Action item: Exact duplicates of all entries are needed.

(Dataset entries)
struct NoPre {
    __device__ __forceinline__ bool operator()(int) const { return true; }
};
struct Fc1Hand {
    typedef __attribute__((ext_vector_type(4))) unsigned int u32x4;
    Fc1W w;
    uint32_t early;
    int have_a;
    u32x4 a[8];
};
struct NoHand {};
template <class P, int C, int RS, int TPI, int AB = SC_T32_AB, class Pre = NoPre, class Hand = NoHand>
__device__ __forceinline__ bool tower_body(const TowerArgs& A, const int pos, const int8_t* planes_lds, Pre pre, Hand& fhr) {
    constexpr bool FUSED = !std::is_same<Pre, NoPre>::value;
    constexpr bool HAND = std::is_same<Hand, Fc1Hand>::value;
    Hand* const fh = &fhr;
    typedef typename P::frag frag;
    constexpr int CT = C / 128;
    constexpr int TILES = C / 32;
    constexpr int PSB = pix_stride<P>(C);
    constexpr int HPSB = pix_stride<P>(HEAD);
    constexpr int EB = P::EB;
    constexpr int HRS = P::FP8 ? C / 64 : 8, HAB = P::FP8 ? 2 : SC_T32_AB;
    constexpr int H2RS = P::FP8 ? HEAD / 64 : 16, H2AB = P::FP8 ? 2 : SC_T32_AB;
    constexpr int NTW = C / 64;
    typedef TowerLds<P, C> Lds;
    unsigned char* smem = g_smem;
    float* s_stat = reinterpret_cast<float*>(smem + Lds::STAT);
    float* s_scl = reinterpret_cast<float*>(smem + Lds::SCL);
    float* s_red = reinterpret_cast<float*>(smem + Lds::RED);
    bf16_t* s_xb = reinterpret_cast<bf16_t*>(smem + Lds::VEC);
    float* s_z = reinterpret_cast<float*>(smem);

    const int tid = threadIdx.x, lane = tid & 63;
    const int wave = __builtin_amdgcn_readfirstlane(tid >> 6);
    const int i32 = lane & 31, h = lane >> 5;
    const NetDev& net = A.net;
    const int bp[2] = {gpix2board(0, i32), gpix2board(1, i32)};
    const int pixbase[2] = {hidx(bp[0]) * PSB, hidx(bp[1]) * PSB};
    const int px[2] = {pixbase[0] + h * P::FB, pixbase[1] + h * P::FB};

    frag ring[RS][CT];
    int sa[CT], san[CT];
    scale_load<P, CT>(sa, net, 0, wave, lane);
    scale_load<P, CT>(san, net, net.n_blocks > 0 ? 1 : 1 + 2 * net.n_blocks, wave, lane);
    ChP<CT> Bn;
    const int p_in = tid >> 2, q_in = tid & 3;
    uint32_t win[7];
    if (!FUSED && !planes_lds) {
        const uint32_t* src = reinterpret_cast<const uint32_t*>(A.boards + (size_t)pos * 7168 + p_in * 112 + q_in * 28);
#pragma unroll
        for (int k = 0; k < 7; k++) win[k] = src[k];
    }
    static_assert(C <= 256, "one parameter vector per thread");
    f32x4 spv = f32x4{0.f, 0.f, 0.f, 0.f};
    if (tid < 3 * C / 4) spv = *reinterpret_cast<const f32x4*>(net.wf + net.f_stem + tid * 4);
    else if (tid < C) spv = *reinterpret_cast<const f32x4*>(net.wf + net.f_blocks + (tid - 3 * C / 4) * 4);
    if (!FUSED || wave != 0) ring_fill<P, CT, TILES, RS>(ring, net.wb + net.o_stem, wave, lane);
    __builtin_amdgcn_sched_barrier(0);
    if constexpr (FUSED) {
        __shared__ int s_go;
        if (wave <= 1) {
            const bool go = pre(wave);
            if (wave == 0 && lane == 0) s_go = go ? 1 : 0;
            if (wave == 0) ring_fill<P, CT, TILES, RS>(ring, net.wb + net.o_stem, wave, lane);
        } else {
            uint4* z = reinterpret_cast<uint4*>(smem);
            for (int k = tid - 128; k < 100 * PSB / 16; k += 128) z[k] = make_uint4(0, 0, 0, 0);
        }
        __syncthreads();
        if (!s_go) return false;
    } else {
        uint4* z = reinterpret_cast<uint4*>(smem);
        for (int k = tid; k < 100 * PSB / 16; k += 256) z[k] = make_uint4(0, 0, 0, 0);
        __syncthreads();
    }
    if (FUSED || planes_lds) {
        const uint32_t* src = reinterpret_cast<const uint32_t*>(planes_lds + p_in * 112 + q_in * 28);
#pragma unroll
        for (int k = 0; k < 7; k++) win[k] = src[k];
    }
    {
        uint32_t* dst = reinterpret_cast<uint32_t*>(smem + hidx(p_in) * PSB + q_in * 28 * EB);
#pragma unroll
        for (int k = 0; k < 7; k++) {
            const uint32_t w = win[k];
            float v[4];
#pragma unroll
            for (int b = 0; b < 4; b++) v[b] = (float)(int8_t)((w >> (8 * b)) & 0xff);
            if constexpr (P::FP8) {
                dst[k] = pk_fp8x4(v[0], v[1], v[2], v[3]);
            } else {
                dst[2 * k] = pk_bf16(f32x2{v[0], v[1]});
                dst[2 * k + 1] = pk_bf16(f32x2{v[2], v[3]});
            }
        }
        if (tid < C) *reinterpret_cast<f32x4*>(g_smem + Lds::PAR + tid * 16) = spv;
    }
    __syncthreads();

    f32x16 acc[CT][2];
    int ln_parity = 0;
    int bad = 0;
    f32x16 res[CT][2];
    auto store_res = [&]() {
#pragma unroll
        for (int ct = 0; ct < CT; ct++)
#pragma unroll
            for (int pt = 0; pt < 2; pt++) res[ct][pt] = acc[ct][pt];
    };
    auto dump = [&](int stage) {
        if constexpr (FUSED) return;
        if (A.dbg && A.dbg_stage == stage) {
#pragma unroll
            for (int ct = 0; ct < CT; ct++)
#pragma unroll
                for (int pt = 0; pt < 2; pt++)
#pragma unroll
                    for (int r = 0; r < 16; r++)
                        A.dbg[((size_t)pos * 64 + bp[pt]) * C + chan32<CT>(wave, ct, r >> 2, h) + (r & 3)] = acc[ct][pt][r];
        }
    };

    {
        ch_load_lds<CT>(Bn, Lds::PAR, wave, h);
        acc_init<CT>(acc, Bn);
        const bf16_t* w0 = net.wb + net.o_stem;
        conv_mma32<P, 128, 9, CT, TILES, PSB, RS, TPI, true, AB>(0, w0, wave, lane, px, acc, ring, (int)((net.wb + net.o_blocks) - w0) * 2, sa);
        ChP<CT> G, E;
        ch_load_lds<CT>(G, Lds::PAR + C * 4, wave, h);
        ch_load_lds<CT>(E, Lds::PAR + 2 * C * 4, wave, h);
        ch_load_lds<CT>(Bn, Lds::PAR + 3 * C * 4, wave, h);
        layernorm32<CT>(acc, G, E, C, true, wave, lane, s_stat, ln_parity, bad);
    }
    store_res();
    store_image32<P, CT>(acc, pixbase, wave, h);
    __syncthreads();
    dump(0);
    const int head_conv0 = 1 + 2 * net.n_blocks;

The answer:
struct NoPre {
    __device__ __forceinline__ bool operator()(int) const { return true; }
};
struct Fc1Hand {
    typedef __attribute__((ext_vector_type(4))) unsigned int u32x4;
    Fc1W w;
    uint32_t early;
    int have_a;
    u32x4 a[8];
};
struct NoHand {};
template <class P, int C, int RS, int TPI, int AB = SC_T32_AB, class Pre = NoPre, class Hand = NoHand>
__device__ __forceinline__ bool tower_body(const TowerArgs& A, const int pos, const int8_t* planes_lds, Pre pre, Hand& fhr) {
    constexpr bool FUSED = !std::is_same<Pre, NoPre>::value;
    constexpr bool HAND = std::is_same<Hand, Fc1Hand>::value;
    Hand* const fh = &fhr;
    typedef typename P::frag frag;
    constexpr int CT = C / 128;
    constexpr int TILES = C / 32;
    constexpr int PSB = pix_stride<P>(C);
    constexpr int HPSB = pix_stride<P>(HEAD);
    constexpr int EB = P::EB;
    constexpr int HRS = P::FP8 ? C / 64 : 8, HAB = P::FP8 ? 2 : SC_T32_AB;
    constexpr int H2RS = P::FP8 ? HEAD / 64 : 16, H2AB = P::FP8 ? 2 : SC_T32_AB;
    constexpr int NTW = C / 64;
    typedef TowerLds<P, C> Lds;
    unsigned char* smem = g_smem;
    float* s_stat = reinterpret_cast<float*>(smem + Lds::STAT);
    float* s_scl = reinterpret_cast<float*>(smem + Lds::SCL);
    float* s_red = reinterpret_cast<float*>(smem + Lds::RED);
    bf16_t* s_xb = reinterpret_cast<bf16_t*>(smem + Lds::VEC);
    float* s_z = reinterpret_cast<float*>(smem);

    const int tid = threadIdx.x, lane = tid & 63;
    const int wave = __builtin_amdgcn_readfirstlane(tid >> 6);
    const int i32 = lane & 31, h = lane >> 5;
    const NetDev& net = A.net;
    const int bp[2] = {gpix2board(0, i32), gpix2board(1, i32)};
    const int pixbase[2] = {hidx(bp[0]) * PSB, hidx(bp[1]) * PSB};
    const int px[2] = {pixbase[0] + h * P::FB, pixbase[1] + h * P::FB};

    frag ring[RS][CT];
    int sa[CT], san[CT];
    scale_load<P, CT>(sa, net, 0, wave, lane);
    scale_load<P, CT>(san, net, net.n_blocks > 0 ? 1 : 1 + 2 * net.n_blocks, wave, lane);
    ChP<CT> Bn;
    const int p_in = tid >> 2, q_in = tid & 3;
    uint32_t win[7];
    if (!FUSED && !planes_lds) {
        const uint32_t* src = reinterpret_cast<const uint32_t*>(A.boards + (size_t)pos * 7168 + p_in * 112 + q_in * 28);
#pragma unroll
        for (int k = 0; k < 7; k++) win[k] = src[k];
    }
    static_assert(C <= 256, "one parameter vector per thread");
    f32x4 spv = f32x4{0.f, 0.f, 0.f, 0.f};
    if (tid < 3 * C / 4) spv = *reinterpret_cast<const f32x4*>(net.wf + net.f_stem + tid * 4);
    else if (tid < C) spv = *reinterpret_cast<const f32x4*>(net.wf + net.f_blocks + (tid - 3 * C / 4) * 4);
    if (!FUSED || wave != 0) ring_fill<P, CT, TILES, RS>(ring, net.wb + net.o_stem, wave, lane);
    __builtin_amdgcn_sched_barrier(0);
    if constexpr (FUSED) {
        __shared__ int s_go;
        if (wave <= 1) {
            const bool go = pre(wave);
            if (wave == 0 && lane == 0) s_go = go ? 1 : 0;
            if (wave == 0) ring_fill<P, CT, TILES, RS>(ring, net.wb + net.o_stem, wave, lane);
        } else {
            uint4* z = reinterpret_cast<uint4*>(smem);
            for (int k = tid - 128; k < 100 * PSB / 16; k += 128) z[k] = make_uint4(0, 0, 0, 0);
        }
        __syncthreads();
        if (!s_go) return false;
    } else {
        uint4* z = reinterpret_cast<uint4*>(smem);
        for (int k = tid; k < 100 * PSB / 16; k += 256) z[k] = make_uint4(0, 0, 0, 0);
        __syncthreads();
    }
    if (FUSED || planes_lds) {
        const uint32_t* src = reinterpret_cast<const uint32_t*>(planes_lds + p_in * 112 + q_in * 28);
#pragma unroll
        for (int k = 0; k < 7; k++) win[k] = src[k];
    }
    {
        uint32_t* dst = reinterpret_cast<uint32_t*>(smem + hidx(p_in) * PSB + q_in * 28 * EB);
#pragma unroll
        for (int k = 0; k < 7; k++) {
            const uint32_t w = win[k];
            float v[4];
#pragma unroll
            for (int b = 0; b < 4; b++) v[b] = (float)(int8_t)((w >> (8 * b)) & 0xff);
            if constexpr (P::FP8) {
                dst[k] = pk_fp8x4(v[0], v[1], v[2], v[3]);
            } else {
                dst[2 * k] = pk_bf16(f32x2{v[0], v[1]});
                dst[2 * k + 1] = pk_bf16(f32x2{v[2], v[3]});
            }
        }
        if (tid < C) *reinterpret_cast<f32x4*>(g_smem + Lds::PAR + tid * 16) = spv;
    }
    __syncthreads();

    f32x16 acc[CT][2];
    int ln_parity = 0;
    int bad = 0;
    f32x16 res[CT][2];
    auto store_res = [&]() {
#pragma unroll
        for (int ct = 0; ct < CT; ct++)
#pragma unroll
            for (int pt = 0; pt < 2; pt++) res[ct][pt] = acc[ct][pt];
    };
    auto dump = [&](int stage) {
        if constexpr (FUSED) return;
        if (A.dbg && A.dbg_stage == stage) {
#pragma unroll
            for (int ct = 0; ct < CT; ct++)
#pragma unroll
                for (int pt = 0; pt < 2; pt++)
#pragma unroll
                    for (int r = 0; r < 16; r++)
                        A.dbg[((size_t)pos * 64 + bp[pt]) * C + chan32<CT>(wave, ct, r >> 2, h) + (r & 3)] = acc[ct][pt][r];
        }
    };

    {
        ch_load_lds<CT>(Bn, Lds::PAR, wave, h);
        acc_init<CT>(acc, Bn);
        const bf16_t* w0 = net.wb + net.o_stem;
        conv_mma32<P, 128, 9, CT, TILES, PSB, RS, TPI, true, AB>(0, w0, wave, lane, px, acc, ring, (int)((net.wb + net.o_blocks) - w0) * 2, sa);
        ChP<CT> G, E;
        ch_load_lds<CT>(G, Lds::PAR + C * 4, wave, h);
        ch_load_lds<CT>(E, Lds::PAR + 2 * C * 4, wave, h);
        ch_load_lds<CT>(Bn, Lds::PAR + 3 * C * 4, wave, h);
        layernorm32<CT>(acc, G, E, C, true, wave, lane, s_stat, ln_parity, bad);
    }
    store_res();
    store_image32<P, CT>(acc, pixbase, wave, h);
    __syncthreads();
    dump(0);
    const int head_conv0 = 1 + 2 * net.n_blocks;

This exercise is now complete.